THE PROBLEM. Your answer should consist only of the lines below from the one with "static constexpr int A0" through the one with "static constexpr int B0", copied exactly.
PROVIDED RECORDS: Begin
struct CL {
    static constexpr int O0 = 64, O1 = 32, O2 = 16, O3 = 16, O4 = 16, O5 = 16, O6 = 32, O7 = 64, O8 = 16;
    static constexpr int I0 = 32, I1 = 64, I2 = 32, I3 = 16, I4 = 32, I5 = 16, I6 = 16, I7 = 32, I8 = 64;
    static constexpr int A0 = 0, A1 = A0 + O0 * I0, A2 = A1 + O1 * I1, A3 = A2 + O2 * I2, A4 = A3 + O3 * I3, A5 = A4 + O4 * I4,
                         A6 = A5 + O5 * I5, A7 = A6 + O6 * I6, A8 = A7 + O7 * I7, AEND = A8 + O8 * I8;
    static constexpr int B0 = AEND, B1 = B0 + O0, B2 = B1 + O1, B3 = B2 + O2, B4 = B3 + O3, B5 = B4 + O4, B6 = B5 + O5,
                         B7 = B6 + O6, B8 = B7 + O7, FWD_TOTAL = B8 + O8;
    static constexpr int G0 = FWD_TOTAL, G1 = G0 + O0 * I0, G2 = G1 + O1 * I1, G3 = G2 + O2 * I2, G4 = G3 + O3 * I3, G5 = G4 + O4 * I4,
                         G6 = G5 + O5 * I5, G7 = G6 + O6 * I6, G8 = G7 + O7 * I7, BWD_TOTAL = G8 + O8 * I8;
    static_assert(FWD_TOTAL % 4 == 0 && BWD_TOTAL % 4 == 0, "16-byte aligned regions");
};

constexpr int ae_max_elems(int l) { return l == 0 ? 64 * 32 : l == 1 ? 32 * 64 : l == 2 ? 16 * 32 : l == 3 ? 16 * 16 : l == 4 ? 16 * 32 :
                                           l == 5 ? 16 * 16 : l == 6 ? 32 * 16 : l == 7 ? 64 * 32 : 16 * 64; }
template <int NT>
struct AEParamRegs { float v[NL][(64 * 32 + NT - 1) / NT]; float bv[NL]; };

template <int NT>
__device__ __forceinline__ void ae_params_issue(AEParamRegs<NT>& r, const float* __restrict__ ae, const AEOffsets& go,
                                                const int T, const int OT, const int K, const int tid, const int l0, const int l1)
{
    const int out[NL] = {64, 32, 16, 16, 16, 16, 32, 64, OT};
    const int in[NL] = {T, 64, 32, 16, 16 + K, 16, 16, 32, 64};
#pragma unroll
    for (int l = 0; l < NL; ++l) {
        const bool on = l >= l0 && l < l1;
        const int n = on ? out[l] * in[l] : 0;
        const float* src = ae + go.w[l];
#pragma unroll
        for (int u = 0; u < (ae_max_elems(l) + NT - 1) / NT; ++u) { const int e = tid + u * NT; r.v[l][u] = src[e < n ? e : 0]; }
        r.bv[l] = ae[go.b[l] + (tid < out[l] ? tid : 0)];
    }
}
template <int BF> __device__ __forceinline__ unsigned short st_half_bits(const float v)
{
    if constexpr (BF == 2) { union { _Float16 h; unsigned short u; } p; p.h = (_Float16)v; return p.u; }
    else { union { __bf16 h; unsigned short u; } p; p.h = (__bf16)v; return p.u; }
}
template <int BF> __device__ __forceinline__ float st_half_to_float(const unsigned short b)
{
    if constexpr (BF == 2) { union { unsigned short u; _Float16 h; } p; p.u = b; return (float)p.h; }
    else return __uint_as_float((unsigned)b << 16);
}
template <int NT, int BF = 0>
__device__ __forceinline__ void ae_params_scatter(float* lds, const AEParamRegs<NT>& r, const int T, const int OT, const int K,
                                                  const int tid, const int l0, const int l1, const bool dgrad_images)
{
    const int out[NL] = {64, 32, 16, 16, 16, 16, 32, 64, OT};
    const int in[NL] = {T, 64, 32, 16, 16 + K, 16, 16, 32, 64};
    const int outp[NL] = {CL::O0, CL::O1, CL::O2, CL::O3, CL::O4, CL::O5, CL::O6, CL::O7, CL::O8};
    const int inp[NL] = {CL::I0, CL::I1, CL::I2, CL::I3, CL::I4, CL::I5, CL::I6, CL::I7, CL::I8};
    const int ao[NL] = {CL::A0, CL::A1, CL::A2, CL::A3, CL::A4, CL::A5, CL::A6, CL::A7, CL::A8};
    const int bo[NL] = {CL::B0, CL::B1, CL::B2, CL::B3, CL::B4, CL::B5, CL::B6, CL::B7, CL::B8};
    const int gi[NL] = {CL::G0, CL::G1, CL::G2, CL::G3, CL::G4, CL::G5, CL::G6, CL::G7, CL::G8};
#pragma unroll
    for (int l = 0; l < NL; ++l) {
        const bool on = l >= l0 && l < l1;
        const int IN = in[l], n = on ? out[l] * IN : 0, OP = outp[l], IP = inp[l];
#pragma unroll
        for (int u = 0; u < (ae_max_elems(l) + NT - 1) / NT; ++u) {
            const int e = tid + u * NT;
            if (e < n) {
                const int o = e / IN, i = e - o * IN;
                if constexpr (BF) {
                    const unsigned short hb = st_half_bits<BF>(r.v[l][u]);
                    reinterpret_cast<unsigned short*>(lds + ao[l])[(((i >> 2) * OP + o) << 2) + (i & 3)] = hb;
                    if (dgrad_images) reinterpret_cast<unsigned short*>(lds + gi[l])[(((o >> 2) * IP + i) << 2) + (o & 3)] = hb;
                } else {
                lds[ao[l] + (((i >> 2) * OP + o) << 2) + (i & 3)] = r.v[l][u];
                if (dgrad_images) lds[gi[l] + (((o >> 2) * IP + i) << 2) + (o & 3)] = r.v[l][u];
                }
            }
        }
        if (on && tid < out[l]) lds[bo[l] + tid] = r.bv[l];
    }
}
template <int NT, int BF = 0>
__device__ inline void ae_load_lds(float* lds, const float* __restrict__ ae, const AEOffsets& go, const int T, const int OT, const int K,
                                   const int tid, const int l0, const int l1, const bool dgrad_images)
{
    AEParamRegs<NT> r;
    ae_params_issue<NT>(r, ae, go, T, OT, K, tid, l0, l1);
    const int total = dgrad_images ? CL::BWD_TOTAL : CL::FWD_TOTAL;
    for (int e = tid; e < total; e += NT) lds[e] = 0.f;
    __syncthreads();
    ae_params_scatter<NT, BF>(lds, r, T, OT, K, tid, l0, l1, dgrad_images);
}
template <int NT, int BF = 0>
__device__ inline void ae_load_lds2(float* lds, const float* __restrict__ ae_m, const float* __restrict__ ae_p, const AEOffsets& go,
                                    const int T, const int OT, const int K, const int tid, const int l0, const int l1)
{
    AEParamRegs<NT> rm, rp;
    ae_params_issue<NT>(rm, ae_m, go, T, OT, K, tid, l0, l1);
    ae_params_issue<NT>(rp, ae_p, go, T, OT, K, tid, l0, l1);
    for (int e = tid; e < 2 * CL::FWD_TOTAL; e += NT) lds[e] = 0.f;
    __syncthreads();
    ae_params_scatter<NT, BF>(lds, rm, T, OT, K, tid, l0, l1, false);
    ae_params_scatter<NT, BF>(lds + CL::FWD_TOTAL, rp, T, OT, K, tid, l0, l1, false);
}

#define ST_MFMA16(a, b, c) __builtin_amdgcn_mfma_f32_16x16x4f32((a), (b), (c), 0, 0, 0)

__device__ __forceinline__ float ldg32(const float* __restrict__ base, const unsigned elem)
{
    return *reinterpret_cast<const float*>(reinterpret_cast<const char*>(base) + (size_t)(elem << 2));
}
__device__ __forceinline__ void stg32(float* __restrict__ base, const unsigned elem, const float v)
{
    *reinterpret_cast<float*>(reinterpret_cast<char*>(base) + (size_t)(elem << 2)) = v;
}
#define ST_MUL24(a, b) __umul24((unsigned)(a), (unsigned)(b))

typedef short s16x4 __attribute__((ext_vector_type(4)));
typedef __bf16 bf16x4_t __attribute__((ext_vector_type(4)));
typedef _Float16 f16x4_t __attribute__((ext_vector_type(4)));
template <int BF>
__device__ __forceinline__ f32x4 mfma16h(const s16x4 a, const s16x4 b, const f32x4 c)
{
    if constexpr (BF == 2) {
        union { s16x4 s; f16x4_t h; } pa, pb; pa.s = a; pb.s = b;
        return __builtin_amdgcn_mfma_f32_16x16x16f16(pa.h, pb.h, c, 0, 0, 0);
    } else return __builtin_amdgcn_mfma_f32_16x16x16bf16_1k(a, b, c, 0, 0, 0);
}
#define ST_MFMA16B(a, b, c) mfma16h<BF>((a), (b), (c))
template <int BF>
__device__ __forceinline__ s16x4 pack_h4(f32x4 v)
{
    if constexpr (BF == 2) {
        union { f16x4_t h; s16x4 s; } p; p.h = __builtin_convertvector(v, f16x4_t); return p.s;
    } else {
        typedef __bf16 bf16x2_t __attribute__((ext_vector_type(2)));
        typedef float f32x2_t __attribute__((ext_vector_type(2)));
        union { bf16x2_t h; unsigned u; } lo, hi;
        lo.h = __builtin_convertvector((f32x2_t){v[0], v[1]}, bf16x2_t);
        hi.h = __builtin_convertvector((f32x2_t){v[2], v[3]}, bf16x2_t);
        union { unsigned u[2]; s16x4 s; } r; r.u[0] = lo.u; r.u[1] = hi.u; return r.s;
    }
}
#define pack_bf16x4(v) pack_h4<BF>(v)
template <int BF>
__device__ __forceinline__ float round_h(const float v)
{
    if constexpr (BF == 2) return (float)(_Float16)v;
    else {
        union { __bf16 h; unsigned short u; } p; p.h = (__bf16)v;
        union { unsigned u; float f; } q; q.u = (unsigned)p.u << 16; return q.f;
    }
}
#define bf16_rne(v) round_h<BF>(v)

template <int BF>
__device__ __forceinline__ f32x4 frag_read(const float* img, const int idx)
{
    if constexpr (BF) {
        typedef float f32x2_t __attribute__((ext_vector_type(2)));
        const f32x2_t lo = *reinterpret_cast<const f32x2_t*>(reinterpret_cast<const unsigned short*>(img) + idx);
        return __builtin_shufflevector(lo, lo, 0, 1, -1, -1);
    } else return *reinterpret_cast<const f32x4*>(img + idx);
}
__device__ __forceinline__ s16x4 frag_bits(const f32x4 v)
{
    typedef float f32x2_t __attribute__((ext_vector_type(2)));
    union { f32x2_t f; s16x4 s; } p; p.f = __builtin_shufflevector(v, v, 0, 1); return p.s;
}
template <int OUTP, int BF = 0>
__device__ __forceinline__ f32x4 frag_fwd(const float* img, const int ot, const int it, const int g, const int c)
{
    return frag_read<BF>(img, ((4 * it + g) * OUTP + 16 * ot + c) << 2);
}
template <int INP, int BF = 0>
__device__ __forceinline__ f32x4 frag_dgrad(const float* img, const int ot, const int it, const int g, const int c)
{
    return frag_read<BF>(img, ((4 * ot + g) * INP + 16 * it + c) << 2);
}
PROVIDED RECORDS: End
ANSWER TO THE EXERCISE.
    static constexpr int A0 = 0, A1 = A0 + O0 * I0, A2 = A1 + O1 * I1, A3 = A2 + O2 * I2, A4 = A3 + O3 * I3, A5 = A4 + O4 * I4,
                         A6 = A5 + O5 * I5, A7 = A6 + O6 * I6, A8 = A7 + O7 * I7, AEND = A8 + O8 * I8;
    static constexpr int B0 = AEND, B1 = B0 + O0, B2 = B1 + O1, B3 = B2 + O2, B4 = B3 + O3, B5 = B4 + O4, B6 = B5 + O5,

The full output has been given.